* [Your assignment]
Search the records below for the string "fixbuf" and report only the number of lines that contain it.

* [Stored data entries]

<<<<

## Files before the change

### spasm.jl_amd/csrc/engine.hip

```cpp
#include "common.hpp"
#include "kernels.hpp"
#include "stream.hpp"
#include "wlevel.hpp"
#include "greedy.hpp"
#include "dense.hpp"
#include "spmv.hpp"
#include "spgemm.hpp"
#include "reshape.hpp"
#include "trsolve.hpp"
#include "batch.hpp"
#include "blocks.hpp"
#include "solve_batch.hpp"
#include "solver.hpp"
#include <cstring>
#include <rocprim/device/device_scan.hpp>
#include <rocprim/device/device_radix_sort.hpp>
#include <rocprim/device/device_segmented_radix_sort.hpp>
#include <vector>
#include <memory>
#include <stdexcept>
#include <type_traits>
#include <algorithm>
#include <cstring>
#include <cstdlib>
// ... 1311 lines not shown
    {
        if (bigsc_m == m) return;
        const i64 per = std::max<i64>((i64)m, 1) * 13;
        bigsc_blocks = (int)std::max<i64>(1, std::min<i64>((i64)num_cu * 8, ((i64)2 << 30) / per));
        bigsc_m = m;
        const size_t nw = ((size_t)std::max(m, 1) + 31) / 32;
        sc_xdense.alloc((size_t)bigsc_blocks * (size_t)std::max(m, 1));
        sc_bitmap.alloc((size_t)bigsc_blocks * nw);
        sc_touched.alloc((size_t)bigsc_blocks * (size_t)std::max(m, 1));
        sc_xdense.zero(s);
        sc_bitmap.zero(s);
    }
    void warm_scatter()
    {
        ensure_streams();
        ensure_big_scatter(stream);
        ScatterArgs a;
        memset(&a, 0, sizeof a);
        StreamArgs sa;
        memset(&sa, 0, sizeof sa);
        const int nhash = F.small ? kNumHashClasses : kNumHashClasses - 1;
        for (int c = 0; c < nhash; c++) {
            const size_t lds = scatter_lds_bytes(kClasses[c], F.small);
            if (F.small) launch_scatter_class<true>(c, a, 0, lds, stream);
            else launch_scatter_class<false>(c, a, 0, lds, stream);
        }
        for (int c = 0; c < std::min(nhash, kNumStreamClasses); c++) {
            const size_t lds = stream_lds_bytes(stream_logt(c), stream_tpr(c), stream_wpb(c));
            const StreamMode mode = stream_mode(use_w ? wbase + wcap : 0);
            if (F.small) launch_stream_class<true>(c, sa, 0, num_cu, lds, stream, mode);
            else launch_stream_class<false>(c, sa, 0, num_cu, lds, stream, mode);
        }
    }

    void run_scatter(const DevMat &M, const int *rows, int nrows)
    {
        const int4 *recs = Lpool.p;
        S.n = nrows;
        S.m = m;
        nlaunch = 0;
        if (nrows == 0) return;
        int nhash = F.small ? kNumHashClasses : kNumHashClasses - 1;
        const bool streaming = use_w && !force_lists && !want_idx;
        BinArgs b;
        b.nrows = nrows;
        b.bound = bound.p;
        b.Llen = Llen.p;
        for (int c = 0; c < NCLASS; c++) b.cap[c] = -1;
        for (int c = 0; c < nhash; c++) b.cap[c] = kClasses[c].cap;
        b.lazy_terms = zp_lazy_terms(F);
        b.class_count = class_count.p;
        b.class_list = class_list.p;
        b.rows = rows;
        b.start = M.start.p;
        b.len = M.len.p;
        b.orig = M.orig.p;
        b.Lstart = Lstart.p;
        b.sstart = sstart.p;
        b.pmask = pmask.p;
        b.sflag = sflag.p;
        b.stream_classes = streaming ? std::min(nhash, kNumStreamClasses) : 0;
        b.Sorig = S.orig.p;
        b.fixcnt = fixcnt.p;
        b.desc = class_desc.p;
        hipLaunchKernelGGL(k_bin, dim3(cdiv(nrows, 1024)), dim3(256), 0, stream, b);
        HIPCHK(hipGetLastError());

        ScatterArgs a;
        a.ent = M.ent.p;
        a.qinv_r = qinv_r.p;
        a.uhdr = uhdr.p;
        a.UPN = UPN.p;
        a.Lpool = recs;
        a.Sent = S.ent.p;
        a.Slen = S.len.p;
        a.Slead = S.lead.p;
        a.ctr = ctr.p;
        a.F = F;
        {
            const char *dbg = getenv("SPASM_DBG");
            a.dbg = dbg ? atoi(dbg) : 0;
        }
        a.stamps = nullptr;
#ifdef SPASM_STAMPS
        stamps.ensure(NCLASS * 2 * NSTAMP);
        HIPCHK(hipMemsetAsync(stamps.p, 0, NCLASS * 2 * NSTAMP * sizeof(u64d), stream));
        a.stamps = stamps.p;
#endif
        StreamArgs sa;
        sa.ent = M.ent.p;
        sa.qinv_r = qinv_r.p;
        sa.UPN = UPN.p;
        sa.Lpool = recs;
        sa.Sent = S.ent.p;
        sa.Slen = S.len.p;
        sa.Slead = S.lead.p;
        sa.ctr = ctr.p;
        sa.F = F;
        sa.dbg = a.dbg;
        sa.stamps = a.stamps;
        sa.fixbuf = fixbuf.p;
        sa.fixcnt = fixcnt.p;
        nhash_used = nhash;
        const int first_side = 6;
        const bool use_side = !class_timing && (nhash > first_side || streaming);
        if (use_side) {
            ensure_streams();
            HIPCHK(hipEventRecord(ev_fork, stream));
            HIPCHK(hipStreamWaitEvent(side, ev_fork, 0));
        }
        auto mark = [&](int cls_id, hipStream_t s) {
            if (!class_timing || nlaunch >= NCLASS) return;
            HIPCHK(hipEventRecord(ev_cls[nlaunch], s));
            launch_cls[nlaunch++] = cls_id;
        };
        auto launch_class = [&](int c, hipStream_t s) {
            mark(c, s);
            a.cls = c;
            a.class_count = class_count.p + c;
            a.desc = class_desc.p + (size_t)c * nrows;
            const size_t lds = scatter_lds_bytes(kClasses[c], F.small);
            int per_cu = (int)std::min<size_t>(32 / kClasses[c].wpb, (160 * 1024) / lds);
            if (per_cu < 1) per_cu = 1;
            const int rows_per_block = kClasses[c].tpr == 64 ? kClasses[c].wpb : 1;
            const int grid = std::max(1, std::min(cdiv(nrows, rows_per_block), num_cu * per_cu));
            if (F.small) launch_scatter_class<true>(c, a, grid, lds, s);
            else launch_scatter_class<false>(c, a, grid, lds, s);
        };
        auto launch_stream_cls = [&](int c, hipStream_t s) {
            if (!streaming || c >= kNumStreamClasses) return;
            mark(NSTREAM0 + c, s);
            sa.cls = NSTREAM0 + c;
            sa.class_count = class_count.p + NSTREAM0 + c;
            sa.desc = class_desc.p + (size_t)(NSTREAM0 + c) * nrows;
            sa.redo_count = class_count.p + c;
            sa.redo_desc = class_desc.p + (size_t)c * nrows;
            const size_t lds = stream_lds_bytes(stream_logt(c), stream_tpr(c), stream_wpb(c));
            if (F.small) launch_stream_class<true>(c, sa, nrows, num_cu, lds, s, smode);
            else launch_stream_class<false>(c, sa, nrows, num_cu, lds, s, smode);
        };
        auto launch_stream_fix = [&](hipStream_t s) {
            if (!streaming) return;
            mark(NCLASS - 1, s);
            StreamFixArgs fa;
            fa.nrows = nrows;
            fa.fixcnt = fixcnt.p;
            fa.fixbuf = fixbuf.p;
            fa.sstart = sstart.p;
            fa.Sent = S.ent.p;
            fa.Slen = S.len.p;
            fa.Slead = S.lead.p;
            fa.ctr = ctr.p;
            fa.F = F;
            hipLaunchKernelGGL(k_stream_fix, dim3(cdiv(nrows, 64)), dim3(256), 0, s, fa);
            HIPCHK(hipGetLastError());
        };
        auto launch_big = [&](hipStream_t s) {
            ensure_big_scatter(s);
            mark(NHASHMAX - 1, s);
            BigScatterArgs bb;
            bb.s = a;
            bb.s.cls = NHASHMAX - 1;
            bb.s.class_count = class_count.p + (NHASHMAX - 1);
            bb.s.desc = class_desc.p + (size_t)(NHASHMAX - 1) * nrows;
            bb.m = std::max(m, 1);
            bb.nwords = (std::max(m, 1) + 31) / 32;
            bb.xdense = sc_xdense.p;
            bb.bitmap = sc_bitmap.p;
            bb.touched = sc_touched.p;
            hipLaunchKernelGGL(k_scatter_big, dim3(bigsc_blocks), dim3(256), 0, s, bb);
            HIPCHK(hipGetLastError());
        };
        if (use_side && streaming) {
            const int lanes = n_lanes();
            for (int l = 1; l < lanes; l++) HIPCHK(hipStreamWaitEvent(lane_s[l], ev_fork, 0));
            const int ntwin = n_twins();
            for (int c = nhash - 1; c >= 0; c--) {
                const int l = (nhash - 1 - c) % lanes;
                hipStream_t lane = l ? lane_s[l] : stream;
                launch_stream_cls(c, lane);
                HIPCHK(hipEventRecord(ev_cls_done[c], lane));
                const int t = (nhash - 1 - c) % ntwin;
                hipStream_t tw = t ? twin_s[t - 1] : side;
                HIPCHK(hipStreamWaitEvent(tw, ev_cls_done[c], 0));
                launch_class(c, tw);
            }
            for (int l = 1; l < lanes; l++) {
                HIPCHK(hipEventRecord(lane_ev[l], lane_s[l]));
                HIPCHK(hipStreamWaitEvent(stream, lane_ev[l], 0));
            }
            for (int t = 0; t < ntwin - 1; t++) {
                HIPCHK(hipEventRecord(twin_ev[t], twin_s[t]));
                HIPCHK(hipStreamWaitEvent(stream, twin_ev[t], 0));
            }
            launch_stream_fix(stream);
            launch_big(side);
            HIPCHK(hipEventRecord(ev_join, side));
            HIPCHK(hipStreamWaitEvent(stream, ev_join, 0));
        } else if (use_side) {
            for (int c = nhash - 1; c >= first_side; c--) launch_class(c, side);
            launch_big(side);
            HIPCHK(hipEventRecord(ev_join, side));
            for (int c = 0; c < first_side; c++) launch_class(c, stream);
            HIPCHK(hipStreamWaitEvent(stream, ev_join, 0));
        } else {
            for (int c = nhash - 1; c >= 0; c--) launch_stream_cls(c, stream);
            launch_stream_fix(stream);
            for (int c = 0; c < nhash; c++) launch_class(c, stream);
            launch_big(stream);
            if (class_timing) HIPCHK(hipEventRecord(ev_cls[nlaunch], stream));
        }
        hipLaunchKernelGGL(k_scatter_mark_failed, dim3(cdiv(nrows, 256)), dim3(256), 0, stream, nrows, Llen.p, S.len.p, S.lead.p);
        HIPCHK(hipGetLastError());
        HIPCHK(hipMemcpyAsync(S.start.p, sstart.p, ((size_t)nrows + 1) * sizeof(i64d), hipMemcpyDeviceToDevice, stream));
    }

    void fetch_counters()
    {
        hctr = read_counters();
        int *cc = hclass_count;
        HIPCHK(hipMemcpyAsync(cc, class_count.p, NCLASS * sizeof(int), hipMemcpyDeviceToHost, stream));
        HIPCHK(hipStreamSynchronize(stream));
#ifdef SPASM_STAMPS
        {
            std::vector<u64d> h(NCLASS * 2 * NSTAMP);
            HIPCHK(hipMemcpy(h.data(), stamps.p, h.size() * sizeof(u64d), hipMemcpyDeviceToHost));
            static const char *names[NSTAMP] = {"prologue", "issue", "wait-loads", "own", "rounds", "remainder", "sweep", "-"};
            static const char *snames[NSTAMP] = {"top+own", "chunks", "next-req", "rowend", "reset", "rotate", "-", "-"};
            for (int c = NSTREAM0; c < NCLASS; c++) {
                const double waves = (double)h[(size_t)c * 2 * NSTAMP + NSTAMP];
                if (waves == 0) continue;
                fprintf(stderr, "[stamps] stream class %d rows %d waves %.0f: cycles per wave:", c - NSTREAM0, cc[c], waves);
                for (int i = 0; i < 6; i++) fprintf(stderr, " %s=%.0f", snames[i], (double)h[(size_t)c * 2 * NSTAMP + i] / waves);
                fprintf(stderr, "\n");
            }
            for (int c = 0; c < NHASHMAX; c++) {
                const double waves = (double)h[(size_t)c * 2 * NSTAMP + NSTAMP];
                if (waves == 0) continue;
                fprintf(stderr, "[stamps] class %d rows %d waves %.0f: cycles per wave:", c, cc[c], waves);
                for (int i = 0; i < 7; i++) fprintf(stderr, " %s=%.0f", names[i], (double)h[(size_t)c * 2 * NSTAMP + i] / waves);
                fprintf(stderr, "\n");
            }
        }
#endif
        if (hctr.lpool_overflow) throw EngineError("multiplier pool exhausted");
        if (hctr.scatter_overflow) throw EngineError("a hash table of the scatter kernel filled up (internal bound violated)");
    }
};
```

>>>>

* [Solution for this exercise]
2